Records for this exercise:
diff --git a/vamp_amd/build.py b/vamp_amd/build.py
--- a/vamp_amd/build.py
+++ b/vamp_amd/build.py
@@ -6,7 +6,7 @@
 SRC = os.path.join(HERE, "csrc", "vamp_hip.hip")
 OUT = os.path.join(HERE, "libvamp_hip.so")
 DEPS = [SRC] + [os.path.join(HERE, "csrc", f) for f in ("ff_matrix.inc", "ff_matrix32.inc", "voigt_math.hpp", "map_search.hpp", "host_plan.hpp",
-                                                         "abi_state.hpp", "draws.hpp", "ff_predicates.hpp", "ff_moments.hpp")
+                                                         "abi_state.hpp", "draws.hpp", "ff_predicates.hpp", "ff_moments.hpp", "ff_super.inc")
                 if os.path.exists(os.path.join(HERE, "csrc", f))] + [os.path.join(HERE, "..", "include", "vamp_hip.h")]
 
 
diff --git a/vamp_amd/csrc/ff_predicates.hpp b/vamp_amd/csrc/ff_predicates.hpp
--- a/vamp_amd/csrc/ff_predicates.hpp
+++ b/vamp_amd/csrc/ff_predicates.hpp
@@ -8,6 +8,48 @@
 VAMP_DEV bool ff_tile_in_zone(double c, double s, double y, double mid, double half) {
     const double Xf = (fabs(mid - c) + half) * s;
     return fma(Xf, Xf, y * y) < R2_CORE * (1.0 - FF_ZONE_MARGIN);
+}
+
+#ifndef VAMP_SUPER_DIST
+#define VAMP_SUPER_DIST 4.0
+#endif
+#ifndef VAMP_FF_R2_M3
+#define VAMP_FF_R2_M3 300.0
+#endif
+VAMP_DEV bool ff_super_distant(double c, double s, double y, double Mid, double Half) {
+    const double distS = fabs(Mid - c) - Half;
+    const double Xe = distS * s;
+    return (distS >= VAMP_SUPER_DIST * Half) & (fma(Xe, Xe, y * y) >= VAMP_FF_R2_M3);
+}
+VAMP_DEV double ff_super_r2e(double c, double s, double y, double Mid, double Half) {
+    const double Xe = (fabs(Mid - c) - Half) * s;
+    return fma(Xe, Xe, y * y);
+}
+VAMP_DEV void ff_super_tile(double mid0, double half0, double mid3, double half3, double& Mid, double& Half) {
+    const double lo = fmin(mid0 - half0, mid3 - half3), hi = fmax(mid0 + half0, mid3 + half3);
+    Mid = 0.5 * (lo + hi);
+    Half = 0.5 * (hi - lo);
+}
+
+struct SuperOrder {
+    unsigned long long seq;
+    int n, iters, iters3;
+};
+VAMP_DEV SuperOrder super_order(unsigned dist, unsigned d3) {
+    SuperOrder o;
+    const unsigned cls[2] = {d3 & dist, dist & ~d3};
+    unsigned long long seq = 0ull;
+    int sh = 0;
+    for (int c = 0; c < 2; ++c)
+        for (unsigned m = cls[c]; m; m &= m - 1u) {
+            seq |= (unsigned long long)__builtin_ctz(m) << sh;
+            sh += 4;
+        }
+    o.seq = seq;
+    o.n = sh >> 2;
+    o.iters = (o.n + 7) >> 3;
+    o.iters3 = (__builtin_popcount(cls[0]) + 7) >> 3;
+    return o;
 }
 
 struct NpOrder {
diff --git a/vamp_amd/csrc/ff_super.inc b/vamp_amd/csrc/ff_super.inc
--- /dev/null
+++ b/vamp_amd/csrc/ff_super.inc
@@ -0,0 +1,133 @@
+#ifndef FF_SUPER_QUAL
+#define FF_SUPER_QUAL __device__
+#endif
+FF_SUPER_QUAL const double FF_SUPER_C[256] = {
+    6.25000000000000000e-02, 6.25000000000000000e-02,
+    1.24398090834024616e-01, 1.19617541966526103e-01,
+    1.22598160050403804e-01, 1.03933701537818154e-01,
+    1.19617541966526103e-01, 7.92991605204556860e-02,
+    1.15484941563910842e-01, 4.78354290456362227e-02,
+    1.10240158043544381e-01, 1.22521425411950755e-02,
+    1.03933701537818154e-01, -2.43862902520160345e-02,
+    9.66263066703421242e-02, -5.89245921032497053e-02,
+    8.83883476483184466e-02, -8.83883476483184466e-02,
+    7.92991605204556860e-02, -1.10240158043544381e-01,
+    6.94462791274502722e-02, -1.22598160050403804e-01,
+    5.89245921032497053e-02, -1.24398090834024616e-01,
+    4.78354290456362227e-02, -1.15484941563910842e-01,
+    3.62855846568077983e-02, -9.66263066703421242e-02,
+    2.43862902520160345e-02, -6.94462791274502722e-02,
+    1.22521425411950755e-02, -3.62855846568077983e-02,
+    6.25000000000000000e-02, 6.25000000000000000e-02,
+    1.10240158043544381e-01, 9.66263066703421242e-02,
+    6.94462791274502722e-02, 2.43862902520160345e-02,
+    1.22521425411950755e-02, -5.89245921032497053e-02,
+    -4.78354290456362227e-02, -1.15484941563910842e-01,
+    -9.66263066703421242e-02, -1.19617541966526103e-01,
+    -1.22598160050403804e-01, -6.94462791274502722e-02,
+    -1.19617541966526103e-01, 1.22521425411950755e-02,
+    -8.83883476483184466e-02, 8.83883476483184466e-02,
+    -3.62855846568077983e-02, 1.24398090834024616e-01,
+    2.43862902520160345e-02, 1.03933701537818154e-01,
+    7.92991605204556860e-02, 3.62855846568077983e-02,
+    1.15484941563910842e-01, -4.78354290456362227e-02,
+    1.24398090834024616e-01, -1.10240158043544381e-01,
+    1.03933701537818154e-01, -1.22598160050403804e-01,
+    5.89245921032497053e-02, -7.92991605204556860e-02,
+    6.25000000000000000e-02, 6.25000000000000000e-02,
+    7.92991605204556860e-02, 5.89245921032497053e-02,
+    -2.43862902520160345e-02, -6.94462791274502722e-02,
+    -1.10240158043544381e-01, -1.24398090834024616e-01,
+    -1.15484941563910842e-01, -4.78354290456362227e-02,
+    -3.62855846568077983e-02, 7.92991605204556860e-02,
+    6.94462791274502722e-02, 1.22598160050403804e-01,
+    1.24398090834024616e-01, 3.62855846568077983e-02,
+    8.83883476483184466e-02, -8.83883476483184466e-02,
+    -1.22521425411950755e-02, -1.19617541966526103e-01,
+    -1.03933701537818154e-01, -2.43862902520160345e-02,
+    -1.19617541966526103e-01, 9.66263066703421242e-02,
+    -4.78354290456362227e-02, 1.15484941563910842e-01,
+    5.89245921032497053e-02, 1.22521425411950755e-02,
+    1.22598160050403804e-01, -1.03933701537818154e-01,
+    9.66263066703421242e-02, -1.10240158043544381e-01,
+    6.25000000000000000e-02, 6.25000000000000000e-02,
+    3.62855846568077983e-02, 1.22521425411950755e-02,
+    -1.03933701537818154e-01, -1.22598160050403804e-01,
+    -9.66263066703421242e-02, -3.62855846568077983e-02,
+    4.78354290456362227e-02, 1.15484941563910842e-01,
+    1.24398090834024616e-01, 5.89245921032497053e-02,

What you need to do: Write out all the data again, exactly as it appears.

Result of this task:
diff --git a/vamp_amd/build.py b/vamp_amd/build.py
--- a/vamp_amd/build.py
+++ b/vamp_amd/build.py
@@ -6,7 +6,7 @@
 SRC = os.path.join(HERE, "csrc", "vamp_hip.hip")
 OUT = os.path.join(HERE, "libvamp_hip.so")
 DEPS = [SRC] + [os.path.join(HERE, "csrc", f) for f in ("ff_matrix.inc", "ff_matrix32.inc", "voigt_math.hpp", "map_search.hpp", "host_plan.hpp",
-                                                         "abi_state.hpp", "draws.hpp", "ff_predicates.hpp", "ff_moments.hpp")
+                                                         "abi_state.hpp", "draws.hpp", "ff_predicates.hpp", "ff_moments.hpp", "ff_super.inc")
                 if os.path.exists(os.path.join(HERE, "csrc", f))] + [os.path.join(HERE, "..", "include", "vamp_hip.h")]
 
 
diff --git a/vamp_amd/csrc/ff_predicates.hpp b/vamp_amd/csrc/ff_predicates.hpp
--- a/vamp_amd/csrc/ff_predicates.hpp
+++ b/vamp_amd/csrc/ff_predicates.hpp
@@ -8,6 +8,48 @@
 VAMP_DEV bool ff_tile_in_zone(double c, double s, double y, double mid, double half) {
     const double Xf = (fabs(mid - c) + half) * s;
     return fma(Xf, Xf, y * y) < R2_CORE * (1.0 - FF_ZONE_MARGIN);
+}
+
+#ifndef VAMP_SUPER_DIST
+#define VAMP_SUPER_DIST 4.0
+#endif
+#ifndef VAMP_FF_R2_M3
+#define VAMP_FF_R2_M3 300.0
+#endif
+VAMP_DEV bool ff_super_distant(double c, double s, double y, double Mid, double Half) {
+    const double distS = fabs(Mid - c) - Half;
+    const double Xe = distS * s;
+    return (distS >= VAMP_SUPER_DIST * Half) & (fma(Xe, Xe, y * y) >= VAMP_FF_R2_M3);
+}
+VAMP_DEV double ff_super_r2e(double c, double s, double y, double Mid, double Half) {
+    const double Xe = (fabs(Mid - c) - Half) * s;
+    return fma(Xe, Xe, y * y);
+}
+VAMP_DEV void ff_super_tile(double mid0, double half0, double mid3, double half3, double& Mid, double& Half) {
+    const double lo = fmin(mid0 - half0, mid3 - half3), hi = fmax(mid0 + half0, mid3 + half3);
+    Mid = 0.5 * (lo + hi);
+    Half = 0.5 * (hi - lo);
+}
+
+struct SuperOrder {
+    unsigned long long seq;
+    int n, iters, iters3;
+};
+VAMP_DEV SuperOrder super_order(unsigned dist, unsigned d3) {
+    SuperOrder o;
+    const unsigned cls[2] = {d3 & dist, dist & ~d3};
+    unsigned long long seq = 0ull;
+    int sh = 0;
+    for (int c = 0; c < 2; ++c)
+        for (unsigned m = cls[c]; m; m &= m - 1u) {
+            seq |= (unsigned long long)__builtin_ctz(m) << sh;
+            sh += 4;
+        }
+    o.seq = seq;
+    o.n = sh >> 2;
+    o.iters = (o.n + 7) >> 3;
+    o.iters3 = (__builtin_popcount(cls[0]) + 7) >> 3;
+    return o;
 }
 
 struct NpOrder {
diff --git a/vamp_amd/csrc/ff_super.inc b/vamp_amd/csrc/ff_super.inc
--- /dev/null
+++ b/vamp_amd/csrc/ff_super.inc
@@ -0,0 +1,133 @@
+#ifndef FF_SUPER_QUAL
+#define FF_SUPER_QUAL __device__
+#endif
+FF_SUPER_QUAL const double FF_SUPER_C[256] = {
+    6.25000000000000000e-02, 6.25000000000000000e-02,
+    1.24398090834024616e-01, 1.19617541966526103e-01,
+    1.22598160050403804e-01, 1.03933701537818154e-01,
+    1.19617541966526103e-01, 7.92991605204556860e-02,
+    1.15484941563910842e-01, 4.78354290456362227e-02,
+    1.10240158043544381e-01, 1.22521425411950755e-02,
+    1.03933701537818154e-01, -2.43862902520160345e-02,
+    9.66263066703421242e-02, -5.89245921032497053e-02,
+    8.83883476483184466e-02, -8.83883476483184466e-02,
+    7.92991605204556860e-02, -1.10240158043544381e-01,
+    6.94462791274502722e-02, -1.22598160050403804e-01,
+    5.89245921032497053e-02, -1.24398090834024616e-01,
+    4.78354290456362227e-02, -1.15484941563910842e-01,
+    3.62855846568077983e-02, -9.66263066703421242e-02,
+    2.43862902520160345e-02, -6.94462791274502722e-02,
+    1.22521425411950755e-02, -3.62855846568077983e-02,
+    6.25000000000000000e-02, 6.25000000000000000e-02,
+    1.10240158043544381e-01, 9.66263066703421242e-02,
+    6.94462791274502722e-02, 2.43862902520160345e-02,
+    1.22521425411950755e-02, -5.89245921032497053e-02,
+    -4.78354290456362227e-02, -1.15484941563910842e-01,
+    -9.66263066703421242e-02, -1.19617541966526103e-01,
+    -1.22598160050403804e-01, -6.94462791274502722e-02,
+    -1.19617541966526103e-01, 1.22521425411950755e-02,
+    -8.83883476483184466e-02, 8.83883476483184466e-02,
+    -3.62855846568077983e-02, 1.24398090834024616e-01,
+    2.43862902520160345e-02, 1.03933701537818154e-01,
+    7.92991605204556860e-02, 3.62855846568077983e-02,
+    1.15484941563910842e-01, -4.78354290456362227e-02,
+    1.24398090834024616e-01, -1.10240158043544381e-01,
+    1.03933701537818154e-01, -1.22598160050403804e-01,
+    5.89245921032497053e-02, -7.92991605204556860e-02,
+    6.25000000000000000e-02, 6.25000000000000000e-02,
+    7.92991605204556860e-02, 5.89245921032497053e-02,
+    -2.43862902520160345e-02, -6.94462791274502722e-02,
+    -1.10240158043544381e-01, -1.24398090834024616e-01,
+    -1.15484941563910842e-01, -4.78354290456362227e-02,
+    -3.62855846568077983e-02, 7.92991605204556860e-02,
+    6.94462791274502722e-02, 1.22598160050403804e-01,
+    1.24398090834024616e-01, 3.62855846568077983e-02,
+    8.83883476483184466e-02, -8.83883476483184466e-02,
+    -1.22521425411950755e-02, -1.19617541966526103e-01,
+    -1.03933701537818154e-01, -2.43862902520160345e-02,
+    -1.19617541966526103e-01, 9.66263066703421242e-02,
+    -4.78354290456362227e-02, 1.15484941563910842e-01,
+    5.89245921032497053e-02, 1.22521425411950755e-02,
+    1.22598160050403804e-01, -1.03933701537818154e-01,
+    9.66263066703421242e-02, -1.10240158043544381e-01,
+    6.25000000000000000e-02, 6.25000000000000000e-02,
+    3.62855846568077983e-02, 1.22521425411950755e-02,
+    -1.03933701537818154e-01, -1.22598160050403804e-01,
+    -9.66263066703421242e-02, -3.62855846568077983e-02,
+    4.78354290456362227e-02, 1.15484941563910842e-01,
+    1.24398090834024616e-01, 5.89245921032497053e-02,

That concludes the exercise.